» Task objective:
When you answer, copy every line of the listing below exactly.

=== Section Start ===

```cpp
struct rg_launch_ctx {
    hipStream_t stream = nullptr;
    unsigned long long *counters = nullptr;
    int cur = 0;
    unsigned long long *last_counters = nullptr;
    int last_plain = 0;
// ... 99 lines not shown
    int device = 0;
    double fov = 90.0;
    float def[3] = {0, 0, 0};
    uint32_t max_depth = 10;
    int32_t n_sph = 0, n_pln = 0, n_dsk = 0, n_box = 0, n_bodies = 0, n_lights = 0, n_textures = 0;
    bool nan_scene = false;
    std::vector<void *> allocations;
    RgSph *sph = nullptr;
    double *sph_cc = nullptr;
    RgSphF *sphf = nullptr;
    RgSphF2 *sphf2 = nullptr;
    int32_t path = RG_PATH_AUTO;
    int32_t *sph_id = nullptr, *pln_id = nullptr, *dsk_id = nullptr, *box_id = nullptr;
    RgPln *pln = nullptr;
    RgDsk *dsk = nullptr;
    RgBox *box = nullptr;
    RgBodyDev *bodies = nullptr;
    RgMatDev *mats = nullptr;
    RgLightDev *lights = nullptr;
    RgTexDev *texs = nullptr;
    RgBvhNode *nodes = nullptr;
    int32_t n_nodes = 0;
    int32_t lane_stack = 0;
    int32_t lane_min_depth = 1;
    bool bvh_enabled = true;
    RgLightBufDev *lbuf = nullptr;
    uint32_t *lb_start = nullptr, *lb_ent = nullptr;
    int32_t n_lbuf = 0;
    int32_t lb_cam = -1;
    int32_t n_lbdesc = 0;
    bool lbuf_enabled = true;
    uint32_t *shvol = nullptr;
    bool shvol_enabled = true;
    rg_shadow_volume_info shvol_info{};
    float shvol_inv = 0.0f, shvol_off = 0.0f;
    bool exact_div = true;
    bool has_camera = false;
    rg_camera camera{};
    rg_lens lens{0.0, 1.0};
    float bvh_obound = 0.0f;
    double bvh_rbound = 0.0, bvh_margin = 0.0, bvh_extent = 0.0;
    rg_bvh_info bvh_info{};
    int tile_order = -1;
    int image_bands = 0;
    int host_split_pct = 0;
    mutable int split_fail_a = 0;
    int ring_flush_small = RG_RING_FLUSH_SMALL, ring_group_small = RG_RING_GROUP_SMALL;
    int ring_flush_big = RG_RING_FLUSH_BIG, ring_group_big = RG_RING_GROUP_BIG;
    bool multi_light_one = RG_MULTI_LIGHT_ONE != 0;
    int host_tile_wlog = RG_HOST_TILE_WLOG;
    bool host_tile_forced = false;
    int multi_mode = 0;
    bool multi_stand_in = false;
    int multi_bands = 0;
    int multi_only_rank = -1;
    std::shared_ptr<const rg_host_tables> host;
    std::vector<RgTexDev> tex_desc;
    void *lds_blob = nullptr;
    uint32_t lds_blob_layout[14] = {};
    mutable std::vector<rg_launch_ctx *> ctxs;
    mutable rg_launch_ctx *last = nullptr;
    mutable rg_image_res img;
    int aa_band_rows = 0;
    mutable rg_aa_res aa;
    mutable rg_multi_res *multi = nullptr;
    mutable std::vector<rg_frames *> frames;
// ... 81 lines not shown
```

raingun_amd/csrc/rg_k_math.h:

```cpp
#pragma once
#include <hip/hip_runtime.h>
#include <cstdint>

#include "rg_device.h"
#include "rg_exact.h"

#pragma clang fp contract(off)

namespace rgk {

constexpr double SHADOW_BIAS = 1e-13;
constexpr float PI_F = 3.14159265358979323846f;

enum : int { MODE_CLOSEST = 0, MODE_SHADOW = 1, MODE_DONE = 2, MODE_WAIT = 3, MODE_SHADOW_H = 4 };
enum : int { FR_REFL = 0, FR_REFR_T = 1, FR_REFR_R = 2, FR_REFR_TASK = 4, FR_REFR_WAIT = 5 };

struct V3 { double x, y, z; };
struct C3 { float r, g, b; };

__device__ __forceinline__ V3 v3(double x, double y, double z) { return V3{x, y, z}; }
__device__ __forceinline__ V3 add(V3 a, V3 b) { return v3(a.x + b.x, a.y + b.y, a.z + b.z); }
__device__ __forceinline__ V3 sub(V3 a, V3 b) { return v3(a.x - b.x, a.y - b.y, a.z - b.z); }
__device__ __forceinline__ V3 scl(V3 a, double s) { return v3(a.x * s, a.y * s, a.z * s); }
__device__ __forceinline__ V3 neg(V3 a) { return v3(-a.x, -a.y, -a.z); }
// ... 76 lines not shown
__device__ __forceinline__ C3 cadd(C3 a, C3 b) { return c3(a.r + b.r, a.g + b.g, a.b + b.b); }
__device__ __forceinline__ C3 cmul(C3 a, C3 b) { return c3(a.r * b.r, a.g * b.g, a.b * b.b); }
__device__ __forceinline__ C3 cscl(C3 a, float s) { return c3(a.r * s, a.g * s, a.b * s); }
__device__ __forceinline__ C3 cclamp(C3 a) {
    return c3(fmaxf(fminf(a.r, 1.0f), 0.0f), fmaxf(fminf(a.g, 1.0f), 0.0f), fmaxf(fminf(a.b, 1.0f), 0.0f));
}

__device__ __forceinline__ uint32_t f32_to_u8(float v) {
    if (!(v > 0.0f)) return 0u;
    if (v >= 255.0f) return 255u;
    return (uint32_t)v;
}
__device__ __forceinline__ int32_t f32_to_i32(float v) {
    if (v != v) return 0;
    if (v >= 2147483648.0f) return 2147483647;
    if (v < -2147483648.0f) return (-2147483647 - 1);
    return (int32_t)v;
}

__device__ __forceinline__ double readlane_d(double v, int l) {
    const unsigned long long b = (unsigned long long)__double_as_longlong(v);
    const uint32_t lo = (uint32_t)__builtin_amdgcn_readlane((int)(uint32_t)b, l);
    const uint32_t hi = (uint32_t)__builtin_amdgcn_readlane((int)(uint32_t)(b >> 32), l);
    return __longlong_as_double((long long)(((unsigned long long)hi << 32) | lo));
}

#define RG_REGION_BASE 144
enum : int {
    RGR_LOOP = 0, RGR_PRIM, RGR_PRIM_SPH_TAIL, RGR_PRIM_PLANE_DIV, RGR_GETCOLOR, RGR_NORMAL_SPHERE,
    RGR_BATCH, RGR_TEXEL, RGR_UV_SPHERE, RGR_UV_PLANE, RGR_LIGHT_SPH, RGR_REFRACT, RGR_SHADE, RGR_UNWIND,
    RGR_UNWIND_STEP, RGR_TILE_FETCH, RGR_Q_CLOSEST, RGR_Q_SHADOW, RGR_SH_GROUP, RGR_SH_TAIL, RGR_SH_PLANE,
    RGR_SH_PLANE_DIV, RGR_QC_GROUP, RGR_QC_TAIL, RGR_QC_PLANE, RGR_PRIM_GROUP, RGR_PRIM_PLANE, RGR_DISK, RGR_BOX,
    RGR_PUSH_REFL, RGR_PUSH_REFR, RGR_UNWIND_REFRT, RGR_ERROR, RGR_SH_PAIR, RGR_PRIM_PAIR, RGR_QC_PAIR,
    RGR_WALK, RGR_WALK_LEAF, RGR_LB_SHADOW, RGR_COUNT
};
static_assert(RG_REGION_BASE + 2 * RGR_COUNT <= 16 + 16 * 15, "region counters stay below tile-queue head 15");
#ifdef RG_REGION_STATS
#define RG_REGION(k)                                                                                  \
    do {                                                                                              \
        const unsigned long long m_ = __ballot(1);                                                    \
        if ((int)(threadIdx.x & 63u) == __builtin_ffsll((long long)m_) - 1) {                         \
            atomicAdd(&a.counters[RG_REGION_BASE + 2 * (k)], 1ull);                                   \
            atomicAdd(&a.counters[RG_REGION_BASE + 2 * (k) + 1], (unsigned long long)__builtin_popcountll(m_)); \
        }                                                                                             \
    } while (0)
#else
#define RG_REGION(k) do { } while (0)
#endif
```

=== Section End ===

» Result of this task:
```cpp
struct rg_launch_ctx {
    hipStream_t stream = nullptr;
    unsigned long long *counters = nullptr;
    int cur = 0;
    unsigned long long *last_counters = nullptr;
    int last_plain = 0;
// ... 99 lines not shown
    int device = 0;
    double fov = 90.0;
    float def[3] = {0, 0, 0};
    uint32_t max_depth = 10;
    int32_t n_sph = 0, n_pln = 0, n_dsk = 0, n_box = 0, n_bodies = 0, n_lights = 0, n_textures = 0;
    bool nan_scene = false;
    std::vector<void *> allocations;
    RgSph *sph = nullptr;
    double *sph_cc = nullptr;
    RgSphF *sphf = nullptr;
    RgSphF2 *sphf2 = nullptr;
    int32_t path = RG_PATH_AUTO;
    int32_t *sph_id = nullptr, *pln_id = nullptr, *dsk_id = nullptr, *box_id = nullptr;
    RgPln *pln = nullptr;
    RgDsk *dsk = nullptr;
    RgBox *box = nullptr;
    RgBodyDev *bodies = nullptr;
    RgMatDev *mats = nullptr;
    RgLightDev *lights = nullptr;
    RgTexDev *texs = nullptr;
    RgBvhNode *nodes = nullptr;
    int32_t n_nodes = 0;
    int32_t lane_stack = 0;
    int32_t lane_min_depth = 1;
    bool bvh_enabled = true;
    RgLightBufDev *lbuf = nullptr;
    uint32_t *lb_start = nullptr, *lb_ent = nullptr;
    int32_t n_lbuf = 0;
    int32_t lb_cam = -1;
    int32_t n_lbdesc = 0;
    bool lbuf_enabled = true;
    uint32_t *shvol = nullptr;
    bool shvol_enabled = true;
    rg_shadow_volume_info shvol_info{};
    float shvol_inv = 0.0f, shvol_off = 0.0f;
    bool exact_div = true;
    bool has_camera = false;
    rg_camera camera{};
    rg_lens lens{0.0, 1.0};
    float bvh_obound = 0.0f;
    double bvh_rbound = 0.0, bvh_margin = 0.0, bvh_extent = 0.0;
    rg_bvh_info bvh_info{};
    int tile_order = -1;
    int image_bands = 0;
    int host_split_pct = 0;
    mutable int split_fail_a = 0;
    int ring_flush_small = RG_RING_FLUSH_SMALL, ring_group_small = RG_RING_GROUP_SMALL;
    int ring_flush_big = RG_RING_FLUSH_BIG, ring_group_big = RG_RING_GROUP_BIG;
    bool multi_light_one = RG_MULTI_LIGHT_ONE != 0;
    int host_tile_wlog = RG_HOST_TILE_WLOG;
    bool host_tile_forced = false;
    int multi_mode = 0;
    bool multi_stand_in = false;
    int multi_bands = 0;
    int multi_only_rank = -1;
    std::shared_ptr<const rg_host_tables> host;
    std::vector<RgTexDev> tex_desc;
    void *lds_blob = nullptr;
    uint32_t lds_blob_layout[14] = {};
    mutable std::vector<rg_launch_ctx *> ctxs;
    mutable rg_launch_ctx *last = nullptr;
    mutable rg_image_res img;
    int aa_band_rows = 0;
    mutable rg_aa_res aa;
    mutable rg_multi_res *multi = nullptr;
    mutable std::vector<rg_frames *> frames;
// ... 81 lines not shown
```

raingun_amd/csrc/rg_k_math.h:

```cpp
#pragma once
#include <hip/hip_runtime.h>
#include <cstdint>

#include "rg_device.h"
#include "rg_exact.h"

#pragma clang fp contract(off)

namespace rgk {

constexpr double SHADOW_BIAS = 1e-13;
constexpr float PI_F = 3.14159265358979323846f;

enum : int { MODE_CLOSEST = 0, MODE_SHADOW = 1, MODE_DONE = 2, MODE_WAIT = 3, MODE_SHADOW_H = 4 };
enum : int { FR_REFL = 0, FR_REFR_T = 1, FR_REFR_R = 2, FR_REFR_TASK = 4, FR_REFR_WAIT = 5 };

struct V3 { double x, y, z; };
struct C3 { float r, g, b; };

__device__ __forceinline__ V3 v3(double x, double y, double z) { return V3{x, y, z}; }
__device__ __forceinline__ V3 add(V3 a, V3 b) { return v3(a.x + b.x, a.y + b.y, a.z + b.z); }
__device__ __forceinline__ V3 sub(V3 a, V3 b) { return v3(a.x - b.x, a.y - b.y, a.z - b.z); }
__device__ __forceinline__ V3 scl(V3 a, double s) { return v3(a.x * s, a.y * s, a.z * s); }
__device__ __forceinline__ V3 neg(V3 a) { return v3(-a.x, -a.y, -a.z); }
// ... 76 lines not shown
__device__ __forceinline__ C3 cadd(C3 a, C3 b) { return c3(a.r + b.r, a.g + b.g, a.b + b.b); }
__device__ __forceinline__ C3 cmul(C3 a, C3 b) { return c3(a.r * b.r, a.g * b.g, a.b * b.b); }
__device__ __forceinline__ C3 cscl(C3 a, float s) { return c3(a.r * s, a.g * s, a.b * s); }
__device__ __forceinline__ C3 cclamp(C3 a) {
    return c3(fmaxf(fminf(a.r, 1.0f), 0.0f), fmaxf(fminf(a.g, 1.0f), 0.0f), fmaxf(fminf(a.b, 1.0f), 0.0f));
}

__device__ __forceinline__ uint32_t f32_to_u8(float v) {
    if (!(v > 0.0f)) return 0u;
    if (v >= 255.0f) return 255u;
    return (uint32_t)v;
}
__device__ __forceinline__ int32_t f32_to_i32(float v) {
    if (v != v) return 0;
    if (v >= 2147483648.0f) return 2147483647;
    if (v < -2147483648.0f) return (-2147483647 - 1);
    return (int32_t)v;
}

__device__ __forceinline__ double readlane_d(double v, int l) {
    const unsigned long long b = (unsigned long long)__double_as_longlong(v);
    const uint32_t lo = (uint32_t)__builtin_amdgcn_readlane((int)(uint32_t)b, l);
    const uint32_t hi = (uint32_t)__builtin_amdgcn_readlane((int)(uint32_t)(b >> 32), l);
    return __longlong_as_double((long long)(((unsigned long long)hi << 32) | lo));
}

#define RG_REGION_BASE 144
enum : int {
    RGR_LOOP = 0, RGR_PRIM, RGR_PRIM_SPH_TAIL, RGR_PRIM_PLANE_DIV, RGR_GETCOLOR, RGR_NORMAL_SPHERE,
    RGR_BATCH, RGR_TEXEL, RGR_UV_SPHERE, RGR_UV_PLANE, RGR_LIGHT_SPH, RGR_REFRACT, RGR_SHADE, RGR_UNWIND,
    RGR_UNWIND_STEP, RGR_TILE_FETCH, RGR_Q_CLOSEST, RGR_Q_SHADOW, RGR_SH_GROUP, RGR_SH_TAIL, RGR_SH_PLANE,
    RGR_SH_PLANE_DIV, RGR_QC_GROUP, RGR_QC_TAIL, RGR_QC_PLANE, RGR_PRIM_GROUP, RGR_PRIM_PLANE, RGR_DISK, RGR_BOX,
    RGR_PUSH_REFL, RGR_PUSH_REFR, RGR_UNWIND_REFRT, RGR_ERROR, RGR_SH_PAIR, RGR_PRIM_PAIR, RGR_QC_PAIR,
    RGR_WALK, RGR_WALK_LEAF, RGR_LB_SHADOW, RGR_COUNT
};
static_assert(RG_REGION_BASE + 2 * RGR_COUNT <= 16 + 16 * 15, "region counters stay below tile-queue head 15");
#ifdef RG_REGION_STATS
#define RG_REGION(k)                                                                                  \
    do {                                                                                              \
        const unsigned long long m_ = __ballot(1);                                                    \
        if ((int)(threadIdx.x & 63u) == __builtin_ffsll((long long)m_) - 1) {                         \
            atomicAdd(&a.counters[RG_REGION_BASE + 2 * (k)], 1ull);                                   \
            atomicAdd(&a.counters[RG_REGION_BASE + 2 * (k) + 1], (unsigned long long)__builtin_popcountll(m_)); \
        }                                                                                             \
    } while (0)
#else
#define RG_REGION(k) do { } while (0)
#endif
```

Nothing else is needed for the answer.